TKZ_KERNEL(256) void k_docmark(const int64_t* offs, int64_t n_items, int64_t total, uint64_t* bits, int32_t* counters) {
    const int64_t stride = simt::nblocks() * simt::nthreads();
    for (int64_t d = simt::bid() * simt::nthreads() + simt::tid(); d <= n_items; d += stride) {
        const int64_t pos = offs[d];
        bool ok = pos >= 0 && pos <= total;
        if (d == 0) ok = ok && pos == 0;
        if (d == n_items) ok = ok && pos == total;
        else ok = ok && pos <= offs[d + 1];
        if (!ok) { simt::atomic_or((unsigned*)&counters[0], (unsigned)kErrOffsets); continue; }
        const int64_t w = pos >> 6;
        if (d > 0) { const int64_t prev = offs[d - 1]; if (prev >= 0 && prev <= pos && (prev >> 6) == w) continue; }
        uint64_t m = 1ull << (pos & 63);
        int64_t cur = pos;
        for (int64_t e = d + 1; e <= n_items;) {
            const int64_t q = offs[e];
            if (q < cur || (q >> 6) != w) break;
            if (q == cur) {
                int64_t lo = e + 1, hi = n_items + 1;
                while (lo < hi) { const int64_t mid = (lo + hi) >> 1; if (offs[mid] <= cur) lo = mid + 1; else hi = mid; }
                e = lo;
                continue;
            }
            m |= 1ull << (q & 63);
            cur = q; ++e;
        }
        bits[w] = m;
    }
}

struct RowInfo { TkzRowLane L; TkzRowMasks m; bool simple; };
template <int PATTERN>
TKZ_DEV RowInfo tkz_load_row(const TkzSrc& S, int64_t row, const uint8_t* bmp, const uint16_t* aflags) {
    RowInfo r;
    const int64_t pos = (row << 6) + simt::lane();
    const uint32_t b = tkz_gbyte(S, pos);
    const bool full = row >= 0 && ((row + 1) << 6) <= S.total;
    r.simple = full && simt::ballot(b >= 0x80u) == 0;
    if (r.simple) {
        const uint32_t f = aflags[b];
        r.L.pc = tkz_pc_of_flags(f); r.L.len = 1; r.L.off = 0; r.L.b = b; r.L.bad = 0;
        r.m = tkz_row_masks_ascii(f);
    } else {
        r.L = tkz_classify_byte(S, pos, bmp);
        r.m = tkz_row_masks(r.L, PATTERN == TKZ_PAT_CL100K);
    }
    return r;
}

template <int PATTERN>
TKZ_DEV void tkz_rows_sequential(const TkzSrc& S, const uint64_t* docbits, uint64_t* startbits, int64_t nrows, const uint8_t* bmp,
                                 const uint16_t* aflags, int64_t r0, int64_t r1, int32_t* counters) {
    const int lane = simt::lane();
    auto ds_at = [&](int64_t r) -> uint64_t { return (r >= 0 && r < nrows) ? docbits[r] : 0; };
    int64_t rw = r0;
    while (rw > 0) {
        if (ds_at(rw) & 1ull) break;
        const int pc = simt::first_lane(tkz_classify_byte(S, (rw << 6) - 1, bmp).pc);
        if (pc != PC_N && pc != PC_CRLF) break;
        --rw;
    }
    TkzScanCarry cy;
    cy.nb63 = 0; cy.carryN = 0; cy.abs63 = 0; cy.sa_from = -1; cy.sa_end = -1; cy.sa_lastcr = -1;
    int64_t row = rw > 0 ? rw - 1 : 0;
    RowInfo P = tkz_load_row<PATTERN>(S, row - 1, bmp, aflags);
    RowInfo C = tkz_load_row<PATTERN>(S, row, bmp, aflags);
    uint64_t dsP = ds_at(row - 1), dsC = ds_at(row);
    int clenP = 0, o1msP = 0, bad = 0;
    uint64_t c2P = 0, c3P = 0, o1P = 0;
    for (; row < r1; ++row) {
        const RowInfo N = tkz_load_row<PATTERN>(S, row + 1, bmp, aflags);
        const uint64_t dsN = ds_at(row + 1);
        int clenC, o1msC;
        uint64_t c2C, c3C, o1C, out;
        if (C.simple && N.simple) {
            out = tkz_row_eval_ascii<PATTERN>(P.m, C.m, N.m, dsC, dsN, c2P, c3P, o1P, &c2C, &c3C, &o1C, cy, S, docbits, nrows, bmp, row);
            clenC = (int)((c2C >> lane) & 1ull) * 2 + (int)((c3C >> lane) & 1ull) * 3;
            o1msC = (int)((o1C >> lane) & 1ull);
        } else {
            out = tkz_row_eval<PATTERN>(P.L, C.L, N.L, dsP, dsC, dsN, C.m, N.m, clenP, o1msP, &clenC, &o1msC, &c2C, &c3C, &o1C, cy,
                                        S, docbits, nrows, bmp, row);
        }
        if (row >= r0) {
            if (lane == 0) startbits[row] = out;
            bad |= C.L.bad | ((C.L.off != 0 && ((dsC >> lane) & 1ull)) ? 1 : 0);
        }
        P = C; C = N; dsP = dsC; dsC = dsN; clenP = clenC; o1msP = o1msC; c2P = c2C; c3P = c3C; o1P = o1C;
    }
    if (simt::ballot(bad != 0) && lane == 0) simt::atomic_or((unsigned*)&counters[0], (unsigned)kErrUtf8);
}

template <int PATTERN>
TKZ_KERNEL(64) void k_pretok_rows(const uint8_t* bytes, int64_t total, const uint64_t* docbits, uint64_t* startbits,
                                  int64_t nrows, const uint8_t* bmp, int32_t* counters, int64_t* xq, unsigned long long* xcount) {
    TKZ_SHARED uint16_t s_aflags[128];
    TKZ_SHARED uint4 s_blk[(65 * kBlockRowStride) / 16];
    for (int i = simt::tid(); i < 128; i += simt::nthreads()) s_aflags[i] = (uint16_t)tkz_ascii_flags((uint32_t)i, PATTERN == TKZ_PAT_CL100K);
    const int lane = simt::lane();
    const int64_t r0 = simt::bid() * kRowsPerWave;
    const int64_t first = r0 - 1;
    const bool inside = ((first + 64) << 6) <= total;
    if (inside) {
        for (int c = lane; c < 256; c += 64) {
            const int64_t pos = (first << 6) + 16 * (int64_t)c;
            uint4 v; v.x = v.y = v.z = v.w = 0;
            if (pos >= 0) v = tkz_load16(bytes + pos);
            s_blk[((c >> 2) * kBlockRowStride + (c & 3) * 16) / 16] = v;
        }
        if (lane < kBlockRowStride / 16) {
            uint4 z; z.x = z.y = z.z = z.w = 0;
            const int64_t pos = (first + 64) << 6;
            if (lane == 0 && pos + 16 <= total) z = tkz_load16(bytes + pos);
            s_blk[(64 * kBlockRowStride) / 16 + lane] = z;
        }
    }
    simt::sync();
    if (r0 >= nrows) return;
    if (inside) {
        const int64_t row = first + lane;
        const uint64_t ds = (row >= 0 && row < nrows) ? docbits[row] : 0;
        uint64_t out;
        bool done;
        if constexpr (PATTERN == TKZ_PAT_O200K) {
            TkzBlockCtx X; X.bytes = bytes; X.docbits = docbits; X.total = total; X.nrows = nrows; X.row0 = first;
            done = tkz_block_eval_o200k(reinterpret_cast<const uint8_t*>(s_blk), ds, X, &out);
        } else done = tkz_block_eval<PATTERN>(reinterpret_cast<const uint8_t*>(s_blk), ds, bmp, &out);
        if (done) {
            if (lane >= 1 && lane <= kRowsPerWave && row < nrows) startbits[row] = out;
            if (PATTERN == TKZ_PAT_O200K && lane == 0) reinterpret_cast<uint8_t*>(xq)[simt::bid()] = 0;
            return;
        }
    }
    const int64_t r1 = r0 + kRowsPerWave < nrows ? r0 + kRowsPerWave : nrows;
    if constexpr (PATTERN == TKZ_PAT_O200K) {
        for (int64_t r = r0 + lane; r < r1; r += 64) startbits[r] = docbits[r];
        if (lane == 0) reinterpret_cast<uint8_t*>(xq)[simt::bid()] = 1;
    } else {
        TkzSrc S;
        S.bytes = bytes; S.total = total; S.stage = nullptr; S.lo = 0; S.hi = 0;
        tkz_rows_sequential<PATTERN>(S, docbits, startbits, nrows, bmp, s_aflags, r0, r1, counters);
    }
}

- - - -

◆ Work instruction
Starting at the line in the records above that contains "if (lane == 0) reinterpret_cast<uint8_t*>(xq)[simt::bid()]", output every line up to and including the last one, with nothing added.

◆ Your solution
        if (lane == 0) reinterpret_cast<uint8_t*>(xq)[simt::bid()] = 1;
    } else {
        TkzSrc S;
        S.bytes = bytes; S.total = total; S.stage = nullptr; S.lo = 0; S.hi = 0;
        tkz_rows_sequential<PATTERN>(S, docbits, startbits, nrows, bmp, s_aflags, r0, r1, counters);
    }
}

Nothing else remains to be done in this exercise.